# what kind of fish for a 29 gallon?



## whuppie247 (Oct 29, 2009)

i have a 29 gallon tank. just wondering what kind of fish to stay away from and which ones to consider.


----------



## willieturnip (Aug 30, 2009)

Stay away from most things unfortunately. 

Anything small and non aggressive would be the way forward. 

Small clowns/gobies etc would be nice. 

Certainly no tangs/triggers or angels, though you might get away with a dwarf angel at a push.


----------



## Pasfur (Mar 29, 2008)

Another important factor is diet. Depending on your setup, you may be even more limited on fish selection. Most small fish, such as Gobies, require live rock and sand for constant grazing on copepods, amphipods, and other micro life. 

A 29 gallon tank can be extremely difficult to stock properly. Post some details or a picture of your setup and we can give you some experienced opinions.


----------



## zeal (Nov 2, 2009)

clowns are good and a small damsels and dwaft angels would be ggod to


----------



## Pasfur (Mar 29, 2008)

zeal said:


> clowns are good and a small damsels and dwaft angels would be ggod to


I disagree. Almost all damselfish would be rather aggressive in behavior for a 29 gallon tank, unless kept as an individual fish in a species tank. Damselfish grow considerably larger than most people realize, and as they mature they can really become a nuisance.

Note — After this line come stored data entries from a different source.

# passcod/zarc

Hardware: AMD Instinct MI355X
Metric: uncompressed GiB/s (pack) at zstd -3 (higher is better)
Workload: dtype u8; 1 GPU; zarc pack 10000 x 1048576 B synthetic entries per GPU, zstd level 3, checksum on (BASELINE configs[1]); entries_per_gpu=10000, entries_total=10000, entry_bytes=1048576, level=3, kinds=text/records/lz/random round-robin

## Files before the change

zarc_amd/csrc/zarc_device.h:

```cpp
#pragma once
#include <hip/hip_runtime.h>
#include <stdint.h>

namespace zd {

constexpr int WAVE = 64;

__device__ __forceinline__ int lane_id() { return (int)(threadIdx.x & 63); }
__device__ __forceinline__ int wave_id() { return (int)(threadIdx.x >> 6); }

__device__ __forceinline__ void wave_sync()
{
#ifdef ZARC_HIPEMU
    hipemu_wave_sync();
#else
    __builtin_amdgcn_fence(__ATOMIC_RELEASE, "wavefront");
    __builtin_amdgcn_wave_barrier();
    __builtin_amdgcn_fence(__ATOMIC_ACQUIRE, "wavefront");
#endif
}

__device__ __forceinline__ void wave_lds_order()
{
#ifdef ZARC_HIPEMU
    hipemu_wave_sync();
#else
    asm volatile("" ::: "memory");
#endif
}

__device__ __forceinline__ void lds_barrier()
{
#ifdef ZARC_HIPEMU
    __syncthreads();
#else
    asm volatile("s_waitcnt lgkmcnt(0)\n\ts_barrier" ::: "memory");
#endif
}

template <int PRIO> __device__ __forceinline__ void wave_priority()
{
#ifndef ZARC_HIPEMU
    __builtin_amdgcn_s_setprio(PRIO);
#endif
}

__device__ __forceinline__ void wave_sync_global()
{
#ifdef ZARC_HIPEMU
    hipemu_wave_sync();
#else
    __builtin_amdgcn_fence(__ATOMIC_RELEASE, "workgroup");
    __builtin_amdgcn_wave_barrier();
    __builtin_amdgcn_fence(__ATOMIC_ACQUIRE, "workgroup");
#endif
}

__device__ __forceinline__ uint32_t uniform(uint32_t v)
{
#ifdef ZARC_HIPEMU
    return hipemu_readfirstlane(v);
#else
    return (uint32_t)__builtin_amdgcn_readfirstlane((int)v);
#endif
}

__device__ __forceinline__ uint32_t readlane(uint32_t v, uint32_t idx)
{
#ifdef ZARC_HIPEMU
    return hipemu_readfirstlane((uint32_t)__shfl((int)v, (int)idx, 64));
#else
    return (uint32_t)__builtin_amdgcn_readlane((int)v, (int)__builtin_amdgcn_readfirstlane((int)idx));
#endif
}

__device__ __forceinline__ uint64_t ballot(bool p) { return (uint64_t)__ballot(p ? 1 : 0); }
__device__ __forceinline__ uint32_t shfl(uint32_t v, int src) { return (uint32_t)__shfl((int)v, src, 64); }
__device__ __forceinline__ uint32_t shfl_up(uint32_t v, unsigned d) { return (uint32_t)__shfl_up((int)v, d, 64); }
__device__ __forceinline__ uint32_t shfl_down(uint32_t v, unsigned d) { return (uint32_t)__shfl_down((int)v, d, 64); }
__device__ __forceinline__ uint32_t shfl_xor(uint32_t v, int m) { return (uint32_t)__shfl_xor((int)v, m, 64); }

__device__ __forceinline__ uint32_t load_l2_u32(const uint32_t *p)
{
#ifdef ZARC_HIPEMU
    return *p;
#else
    return __hip_atomic_load(p, __ATOMIC_RELAXED, __HIP_MEMORY_SCOPE_AGENT);
#endif
}
__device__ __forceinline__ uint64_t load_l2_u64(const uint32_t *p)
{
#ifdef ZARC_HIPEMU
    return (uint64_t)p[0] | ((uint64_t)p[1] << 32);
#else
    return __hip_atomic_load((const uint64_t *)p, __ATOMIC_RELAXED, __HIP_MEMORY_SCOPE_AGENT);
#endif
}
__device__ __forceinline__ void atomic_max_l2(uint32_t *p, uint32_t v)
{
#ifdef ZARC_HIPEMU
    if (*p < v) *p = v;
#else
    (void)__hip_atomic_fetch_max(p, v, __ATOMIC_RELAXED, __HIP_MEMORY_SCOPE_AGENT);
#endif
}
__device__ __forceinline__ void wait_vmem()
{
#ifndef ZARC_HIPEMU
    asm volatile("s_waitcnt vmcnt(0)" ::: "memory");
#endif
}

__device__ __forceinline__ void store_streaming(uint64_t *p, uint64_t v)
{
#ifdef ZARC_HIPEMU
    *p = v;
#else
    __builtin_nontemporal_store(v, p);
#endif
}

__device__ __forceinline__ uint32_t rotr32(uint32_t x, int n) { return (x >> n) | (x << (32 - n)); }
__device__ __forceinline__ uint64_t rotl64(uint64_t x, int n) { return (x << n) | (x >> (64 - n)); }
__device__ __forceinline__ int hb32(uint32_t v) { return 31 - __clz((int)v); }
__device__ __forceinline__ int ctz64(uint64_t v) { return __ffsll((long long)v) - 1; }
__device__ __forceinline__ int ctz32(uint32_t v) { return __ffs((int)v) - 1; }

__device__ __forceinline__ uint32_t wave_scan_incl(uint32_t v)
{
#ifdef ZARC_HIPEMU
    int l = lane_id();
#pragma unroll
    for (int d = 1; d < 64; d <<= 1) {
        uint32_t t = shfl_up(v, (unsigned)d);
        if (l >= d) v += t;
    }
    return v;
#else
    v += (uint32_t)__builtin_amdgcn_update_dpp(0, (int)v, 0x111, 0xF, 0xF, false);
    v += (uint32_t)__builtin_amdgcn_update_dpp(0, (int)v, 0x112, 0xF, 0xF, false);
    v += (uint32_t)__builtin_amdgcn_update_dpp(0, (int)v, 0x114, 0xF, 0xF, false);
    v += (uint32_t)__builtin_amdgcn_update_dpp(0, (int)v, 0x118, 0xF, 0xF, false);
    v += (uint32_t)__builtin_amdgcn_update_dpp(0, (int)v, 0x142, 0xA, 0xF, false);
    v += (uint32_t)__builtin_amdgcn_update_dpp(0, (int)v, 0x143, 0xC, 0xF, false);
    return v;
#endif
}
__device__ __forceinline__ uint32_t shfl_up1(uint32_t v)
{
#ifdef ZARC_HIPEMU
    return shfl_up(v, 1u);
#else
    return (uint32_t)__builtin_amdgcn_update_dpp((int)v, (int)v, 0x138, 0xF, 0xF, false);
#endif
}
__device__ __forceinline__ uint32_t row_scan_incl(uint32_t v)
{
#ifdef ZARC_HIPEMU
    int l = lane_id() & 15;
#pragma unroll
    for (int d = 1; d < 16; d <<= 1) {
        uint32_t t = shfl_up(v, (unsigned)d);
        if (l >= d) v += t;
    }
    return v;
#else
    v += (uint32_t)__builtin_amdgcn_update_dpp(0, (int)v, 0x111, 0xF, 0xF, false);
    v += (uint32_t)__builtin_amdgcn_update_dpp(0, (int)v, 0x112, 0xF, 0xF, false);
    v += (uint32_t)__builtin_amdgcn_update_dpp(0, (int)v, 0x114, 0xF, 0xF, false);
    v += (uint32_t)__builtin_amdgcn_update_dpp(0, (int)v, 0x118, 0xF, 0xF, false);
    return v;
#endif
}
__device__ __forceinline__ uint32_t wave_sum(uint32_t v)
{
#pragma unroll
    for (int d = 32; d > 0; d >>= 1) v += shfl_xor(v, d);
    return v;
}
__device__ __forceinline__ uint32_t wave_max(uint32_t v)
{
#pragma unroll
    for (int d = 32; d > 0; d >>= 1) { uint32_t t = shfl_xor(v, d); v = t > v ? t : v; }
    return v;
}

__device__ __forceinline__ uint32_t load_u32(const uint8_t *p)
{
    uint32_t v;
    __builtin_memcpy(&v, p, 4);
    return v;
}
__device__ __forceinline__ uint64_t load_u64(const uint8_t *p)
{
    uint64_t v;
    __builtin_memcpy(&v, p, 8);
    return v;
}

}
```

zarc_amd/csrc/zge_match.hip:

```cpp
#include "zarc_device.h"
#include "zarc_kernels.h"

namespace {

#ifdef ZARC_HIPEMU
#define ZGE_CLOCK() 0ull
#else
#define ZGE_CLOCK() ((unsigned long long)__builtin_readcyclecounter())
#endif
#define ZGE_IDX(u) ((uint32_t)((wave * PER + (u)) * 64 + lane))
#ifndef ZGE_S2_DUPMASK
#define ZGE_S2_DUPMASK 0
#endif
#define ZGE_PROF(i) do { if ((dbg & 1024) && tid == 0) { const unsigned long long now_ = ZGE_CLOCK(); L.prof[i] += now_ - tprev; tprev = now_; } } while (0)

constexpr int TILE = 1024;
constexpr int THREADS = 512;
constexpr int WAVES = THREADS / 64;
constexpr int PER = TILE / THREADS;
static_assert(PER == 2, "the kernel is written for two positions per thread");
constexpr int CHUNKS = TILE / 64;
constexpr int TAG_BITS = 10;
constexpr uint32_t TAG_MASK = (1u << TAG_BITS) - 1;
struct U128 { uint64_t lo, hi; };
constexpr int CAP_MAX = 256;
constexpr int REP_BACK_MAX = 256;
constexpr int TB_BYTES = 12 + REP_BACK_MAX + TILE + CAP_MAX + 24;

template <int TAB_LOG, bool NEAR16> struct MatchLds {
    static constexpr int TAB_WORDS = NEAR16 ? (1 << TAB_LOG) / 2 : 2 << TAB_LOG;
    uint32_t tab[TAB_WORDS + (NEAR16 ? 1 : 0)];
    uint32_t a0[TILE], a1[TILE];
    uint32_t ex[TILE];
    uint32_t tb[2][(TB_BYTES + 3) / 4];
    uint32_t wcnt[CHUNKS];
    uint32_t wrep[2 * CHUNKS];
    uint32_t ctrl[16];
    unsigned long long prof[15];
};
enum { K_POS = 0, K_REP0 = 1, K_REP1 = 2, K_FLAG = 3, K_SLOT = 4, K_ANY = 5, K_CHG = 6 ,
       K_CEND = 10 ,
       K_CLEN = 11 ,
       K_LONG = 12 , K_LONG2 = 13  };

__device__ __forceinline__ uint32_t hash_long32(uint64_t v)
{
    const uint32_t lo = (uint32_t)v, hi = (uint32_t)(v >> 32);
    return lo * 0x9E3779B1u + hi * 0x85EBCA77u;
}
__device__ __forceinline__ uint32_t hash_far32(uint64_t v, uint32_t w) { return hash_long32(v) + w * 0xC2B2AE3Du; }
__device__ __forceinline__ uint32_t hash_short32(uint64_t v, int nbytes)
{
    uint32_t lo = (uint32_t)v, hi = (uint32_t)(v >> 32);
    if (nbytes < 8) hi &= (nbytes > 4) ? ((1u << (8 * (nbytes - 4))) - 1) : 0u;
    if (nbytes < 4) lo &= (1u << (8 * nbytes)) - 1;
    return lo * 0xC2B2AE3Du + hi * 0x27D4EB2Fu;
}

constexpr int REP_COST = 9;
constexpr int F_REP_BACK = 256, F_BACK_CAP = 8, F_LAZY_DELTA = 5, F_MIN_REP = 3, F_SEG_LOG = 21;
template <int MATCH_COST, int LITC> __device__ __forceinline__ int32_t score_mc(uint32_t len, uint32_t off, bool is_rep)
{
    static_assert(LITC == 5 || LITC == 6, "literal cost");
    const int32_t lits = (int32_t)((len << 2) + (LITC == 6 ? len << 1 : len));
    return is_rep ? lits - REP_COST : lits - MATCH_COST - zd::hb32(off);
}
#define score_of(P_, len_, off_, rep_) score_mc<MATCH_COST, LITC>((len_), (off_), (rep_))

template <bool WIDE> __device__ __forceinline__ uint32_t match_pack_w(uint32_t off, uint32_t len, bool rep) { return off | (len << 21) | ((rep ? 1u : 0u) << (WIDE ? 31 : 30)); }
__device__ __forceinline__ uint32_t match_off(uint32_t m) { return m & 0x1FFFFFu; }
template <bool WIDE> __device__ __forceinline__ uint32_t match_len_w(uint32_t m) { return (m >> 21) & (WIDE ? 0x3FFu : 0x1FFu); }
template <bool WIDE> __device__ __forceinline__ bool match_rep_w(uint32_t m) { return WIDE ? (m >> 31) != 0 : ((m >> 30) & 1u) != 0; }
#define match_pack(o_, l_, r_) match_pack_w<(CONT_CAP > 0 || EXT_ROUND)>((o_), (l_), (r_))
#define match_len(m_) match_len_w<(CONT_CAP > 0 || EXT_ROUND)>(m_)
#define match_rep(m_) match_rep_w<(CONT_CAP > 0 || EXT_ROUND)>(m_)
constexpr int LONG_CAP = 960;

__device__ __forceinline__ uint32_t wave_match_ext(const uint8_t *src, uint32_t p, uint32_t off, uint32_t from, uint32_t maxlen, int lane)
{
    static_assert(LONG_CAP <= 1024, "one trip of 64 x 16 bytes");
    const uint32_t at = from + 16u * (uint32_t)lane;
    const bool act = at < maxlen;
    U128 a{0, 0}, b{0, 0};
    if (act) { __builtin_memcpy(&a, src + (p + at), 16); __builtin_memcpy(&b, src + (p - off + at), 16); }
    const uint64_t xl = a.lo ^ b.lo, xh = a.hi ^ b.hi;
    const uint32_t mis = xl ? (uint32_t)(zd::ctz64(xl) >> 3) : (xh ? 8u + (uint32_t)(zd::ctz64(xh) >> 3) : 16u);
    const uint64_t bad = zd::ballot(act && mis < 16u);
    uint32_t len = maxlen;
    if (bad) {
        const uint32_t first = (uint32_t)zd::ctz64(bad);
        len = from + 16u * first + zd::readlane(mis, first);
        if (len > maxlen) len = maxlen;
    }
    return len;
}

struct StageWin { const uint32_t *w; int ndw; uint32_t wofs; };
static_assert((TB_BYTES + 3) / 4 <= THREADS, "one staged dword per thread");
__device__ __forceinline__ StageWin stage_window(const ZgeParams &P, const uint8_t *src, uint32_t n, uint32_t tile, uint32_t tend, uint32_t cap_max)
{
    (void)P;
    const uint32_t before = (uint32_t)F_REP_BACK + 8;
    const uint32_t lo = tile >= before ? tile - before : 0;
    uint32_t hi = tend + cap_max + 16;
    if (hi > n + 16) hi = n + 16;
    const uintptr_t a = (uintptr_t)(src + lo);
    const uint32_t mis = (uint32_t)(a & 3);
    StageWin s;
    s.w = (const uint32_t *)(a - mis);
    s.ndw = (int)((hi - lo + mis + 3) / 4);
    s.wofs = mis - lo;
    return s;
}
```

Dwarf Angelfish of the Centropyge genus would generally be a good choice, if only a single individual was kept. Mixing multiple Centropyge angelfish in a 29 gallon tank would be high risk, likely resulting in serious dominance of one fish over the other. Another issue with this genus is the sensitivity of the fish. Many of the commonly sold Centropyge, such as the BiColor, Lemon Peel, and Keyhole, are highly sensitive and not good fish at all for beginners. They also tend to do much better in larger systems with a heavy supply of live rock. The best considerations for a 29 gallon tank would be the Coral Beauty, Flame, or Dwarf Pygmy angelfish.


----------



## onefish2fish (Jul 22, 2008)

http://www.liveaquaria.com/product/prod_display.cfm?c=15+19+63&pcatid=63


----------